Who First Thought About Solar Powered Cars?
Who first thought about solar-powered cars? Not just electric cars, mind you, but cars that run on solar power alone.
Recent news stories have surfaced about Toyota's plans to build solar panels into the roofs of their successful Prius gas/electric hybrids. The additional power would take care of air conditioning.
The new Mindset AG Six50 sedan also sports solar panels for providing power on-the-go. The company claims that 10,000 of them will go on sale in 2009.
(Six50 by Mindset AG)
Still at the prototype stage (indeed, at the moment thereís little else), the car is designed to weigh about 800 kgs and be 4.2m long. It is yet one more auto in the long line of hybrid vehicles trying to be the most efficient method of private transportation. But we have to admit that the lines of the vehicle certainly caught our eye.
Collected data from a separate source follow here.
namespace fgmm {
// ... 240 lines not shown
CensusOff census_take(Arena &ar, int M);
void census_bind(EncDesc &d, const fgmm_ctx *ctx, const CensusOff &o);
void census_desc(EncDesc &d, const fgmm_ctx *ctx, const CensusOff &o, const float *y, const fgmm_params *params_or_null, int M, int64_t hw,
                 int clamp);
bool enc_vec4_ok(const EncDesc &d, const void *out, bool two_byte);
int census_side_info(const fgmm_ctx *ctx, const CensusOff &o, int M, int64_t hw, int64_t *zero_bitmap_or_null, int32_t *abs_max_out,
                     float *min_max_or_null = nullptr);

struct DeviceGuard {
  int prev = -1;
  bool ok = false;
  explicit DeviceGuard(int d) {
    if (dev::get_device(&prev) == 0 && (prev == d || dev::set_device(d) == 0)) ok = true;
  }
  ~DeviceGuard() {
    int cur;
    if (ok && prev >= 0 && dev::get_device(&cur) == 0 && cur != prev) (void)dev::set_device(prev);
  }
};

struct TempDevice {
  std::vector<void *> v;
  ~TempDevice() {
    for (void *p : v) (void)dev::free_device(p);
  }
  int alloc(size_t bytes, char **out) {
    void *p = nullptr;
    DEV_TRY(dev::malloc_device(&p, std::max<size_t>(bytes, 256)));
    v.push_back(p);
    *out = static_cast<char *>(p);
    return FGMM_OK;
  }
};

}

struct fgmm_ctx {
  int device = 0;
  std::mutex mu;
  fgmm::Pool *pool = nullptr;
  fgmm::WorkerCpus worker_cpus;
  fgmm::Pool *dec_pool = nullptr;
  fgmm::Pool *decoders() const { return dec_pool ? dec_pool : pool; }
  char *d_ws = nullptr;
  size_t d_cap = 0;
  char *h_ws = nullptr;
  size_t h_cap = 0;
  std::vector<fgmm::dev::Event> events;
  std::vector<fgmm::dev::Event> sleep_events;
  fgmm::dev::Stream copy_stream = nullptr;
  fgmm::dev::Stream aux_stream = nullptr;
  struct Opts {
    int64_t pieces = 0, dec_first = 2, tab_cap_e = fgmm::kTabCapE, stage_max_mb = 0, trace = 0, enc_vec = 0, enc_linear = 1, ef_rows = 0,
            ef_min = fgmm::kTabEfDefault, enc_ways = 0, ckpt_decode = 0, spin_lat = 400000, gpu_decode = 0, enc_segs = 1, scatter_rounds = 1;
  } opt;
  struct Chunk {
    char *p;
    size_t cap, used;
  };
  std::vector<Chunk> chunks;
  void chunks_reset() {
    for (auto &c : chunks) c.used = 0;
  }
  int chunk_alloc(size_t bytes, char **out);
  char *d_stage = nullptr;
  size_t d_stage_cap = 0;
  int ensure_stage(size_t bytes);
  void *d_xs = nullptr;
  size_t d_xs_cap = 0;
  uint32_t *d_rate_log2 = nullptr;
  size_t stage_budget() const;
  int ensure_streams();
  int ensure_device(size_t bytes);
  int ensure_host(size_t bytes);
  int ensure_events(size_t n, size_t n_sleep = 0);
  std::vector<int32_t> h_sym;
  void trim();
  const std::chrono::steady_clock::time_point born = std::chrono::steady_clock::now();
  static constexpr int kLogCap = 64;
  fgmm_call_marks log[kLogCap];
  unsigned long long log_n = 0;
  void log_call(int kind, int count, const fgmm::Trace &tr, const double ms[5], double busy, double wait, const double *head = nullptr);
  bool profiling = false;
  fgmm::dev::Event prof[4][2] = {{nullptr, nullptr}, {nullptr, nullptr}, {nullptr, nullptr}, {nullptr, nullptr}};
  bool prof_valid[4] = {false, false, false, false};
  int prof_begin(int which, fgmm::dev::Stream s);
  int prof_end(int which, fgmm::dev::Stream s);
  unsigned long long stat[6] = {0, 0, 0, 0, 0, 0};
};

The front circular headlights are reminiscent of the 60ís but the rest of the vehicle screams future-forward. The roof comes equipped with solar panels that power the lithium-ion batteries, providing around a 100km drive per charge. The most striking, and possibly coolest, feature? Gullwing doors.
But who first thought about a solely solar-powered vehicle? The vehicle that is widely claimed to be the first example is this DIY model by Alan Freeman of Rugby in England in 1979.
(First solar powered car)
In 1955, what was billed as the world's first solar-powered automobile, designed by William G. Cobb, was demonstrated at the General Motors Powerama in Chicago. However, I believe that this was a small fifteen inch model, called a "sunmobile." But at least the concept was there. It was powered by 12 built-in selenium photoelectric cells. The light was converted into electric current that powered a tiny electric motor with a driveshaft connected to the rear axle by a pulley.
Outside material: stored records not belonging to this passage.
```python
class ReceptorCache:

    def __init__(self, encoder_states, cross_kv, mask, B, L, layout=None):
        self.encoder_states, self.cross_kv, self.mask, self.B, self.L = encoder_states, cross_kv, mask, B, L
        self.layout = layout


class ConditionalBertForDiffusionBase(nn.Module):
# ... 3 lines not shown
        self.decoder_config = decoder_config
        self.receptor_seq_emb = BertEmbeddings(20, encoder_config)
        self.receptor_angle_emb = BertEmbeddings(feature_size, encoder_config)
        self.receptor_emb = SELayer(encoder_config)
        self.encoder = bert.BertEncoder(encoder_config)
        self.ligand_angle_emb = BertEmbeddings(feature_size, decoder_config)
        self.timestep_projector = GaussianFourierProjection(decoder_config.hidden_size)
        self.timestep_emb = SELayer(decoder_config)
        self.decoder = bert.BertEncoder(decoder_config)
        self.angles_predictor = Predictor(decoder_config.hidden_size, feature_size)

    def encode_receptor(self, receptor_seq, receptor_angles, receptor_attention_masks,
                        project_cross_kv=True, layout=None) -> ReceptorCache:
        require_gpu(receptor_seq, receptor_angles, receptor_attention_masks)
        B, L = receptor_angles.shape[:2]
        ops.reset_absmax(receptor_angles.device)
        if layout is not None:
            ang = self.receptor_angle_emb.run(flat2d(layout.pack(receptor_angles)))
            seq2d = flat2d(layout.pack(receptor_seq))
            mod = onehot_modulation(self.receptor_emb, self.receptor_seq_emb, seq2d)
            seq = self.receptor_seq_emb.run(seq2d) if mod is None else None
            x = self.receptor_emb.run(ang, seq, None, 1, layout.rows, mod=mod, layout=layout)
            x = bert.run_encoder(self.encoder, x, None, 1, layout.rows, layout=layout)
            kv = [bert.project_cross_kv(layer.crossattention, x) for layer in self.decoder.layer] if project_cross_kv else None
            return ReceptorCache(x, kv, None, B, L, layout=layout)
        mask = receptor_attention_masks.contiguous().float()
        rk = drop_row_keys(keyed.DROP_POCKET, L)
        ang = self.receptor_angle_emb.run(flat2d(receptor_angles), row_keys=rk)
        seq2d = flat2d(receptor_seq)
        mod = onehot_modulation(self.receptor_emb, self.receptor_seq_emb, seq2d)
        seq = self.receptor_seq_emb.run(seq2d, row_keys=rk) if mod is None else None
        x = self.receptor_emb.run(ang, seq, mask, B, L, mod=mod, row_keys=rk)
        x = bert.run_encoder(self.encoder, x, mask, B, L, row_keys=rk)
        kv = None
        if project_cross_kv:
            kv = [bert.project_cross_kv(layer.crossattention, x) for layer in self.decoder.layer]
        return ReceptorCache(x, kv, mask, B, L)

    def timestep_modulation(self, timesteps):
        temb = self.timestep_projector(timesteps.reshape(-1)).contiguous()
        return self.timestep_emb.modulation(temb)

    def decode(self, timestep, noised_ligand_angles, ligand_attention_masks, receptor: ReceptorCache, mod=None,
               layout=None):
        if layout is not None:
            return self._decode_packed(timestep, noised_ligand_angles, receptor, mod, layout)
        require_gpu(timestep, noised_ligand_angles, ligand_attention_masks)
        B, L = noised_ligand_angles.shape[:2]
        mask = ligand_attention_masks.contiguous().float()
        lk = drop_row_keys(keyed.DROP_LIGAND, L)
        x = self.ligand_angle_emb.run(flat2d(noised_ligand_angles), row_keys=lk)
        if mod is None:
            mod = self.timestep_modulation(timestep.squeeze(dim=-1))
        x = self.timestep_emb.run(x, None, mask, B, L, mod=mod, row_keys=lk)
        x = bert.run_encoder(self.decoder, x, mask, B, L, enc=receptor.encoder_states,
                             enc_mask=receptor.mask, Lk=receptor.L, cross_kv=receptor.cross_kv, row_keys=lk)
        return self.angles_predictor.run(x).view(B, L, -1)

    def _decode_packed(self, timestep, x_packed, receptor, mod, layout):
# ... 112 lines not shown
```

include/e3d_hip.h:

```cpp
#ifndef E3D_HIP_H
#define E3D_HIP_H

#include <stdint.h>

#ifdef __cplusplus
extern "C" {
#endif

#define E3D_ABI_VERSION 5

#define E3D_TERMS_BF16 1
#define E3D_TERMS_BF16X3 3
#define E3D_TERMS_BF16X6 6
#define E3D_TERMS_F16X3 19

#define E3D_ACT_NONE 0
#define E3D_ACT_GELU 1
#define E3D_ACT_SILU 2

int e3d_abi_version(void);
const char* e3d_last_error(void);

int e3d_gemm_bias_act_f32(const float* A, int64_t lda, const float* W, const float* bias,
                          float* out, int64_t ldc, int M, int N, int K, int act, void* stream);
// ... 23 lines not shown
                              float* out, float* lse, int B, int nh, int Lq, int Lk, int terms,
                              void* stream);
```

Frankly, I don't know who was first. However, Robert Heinlein's description of the steel tortoise from his 1940 story Coventry is the earliest I know about:
He turned and commenced loading his steel tortoise...
The vehicle he had chosen was not an unreasonable substitute for burros. It was extremely rugged, easy to operate, and almost foolproof. It drew its power from six square yards of sunpower screens on its low curved roof. These drove a constant-load motor, or, when halted, replenished the storage battery against cloudy weather, or night travel...
It could maintain a steady six miles per hour on smooth, level pavement. When confronted by hills, or rough terrain, it did not stop, but simply slowed until the task demanded equaled its steady power output.
(Read more about Heinlein's solar-powered steel tortoise)
Any other references to actual prototypes or references to vehicles prior to 1955 (or 1940) would be appreciated. In recent history, there have been lots of great contests for solar-powered vehicles.
Scroll down for more stories in the same category. (Story submitted 7/11/2008)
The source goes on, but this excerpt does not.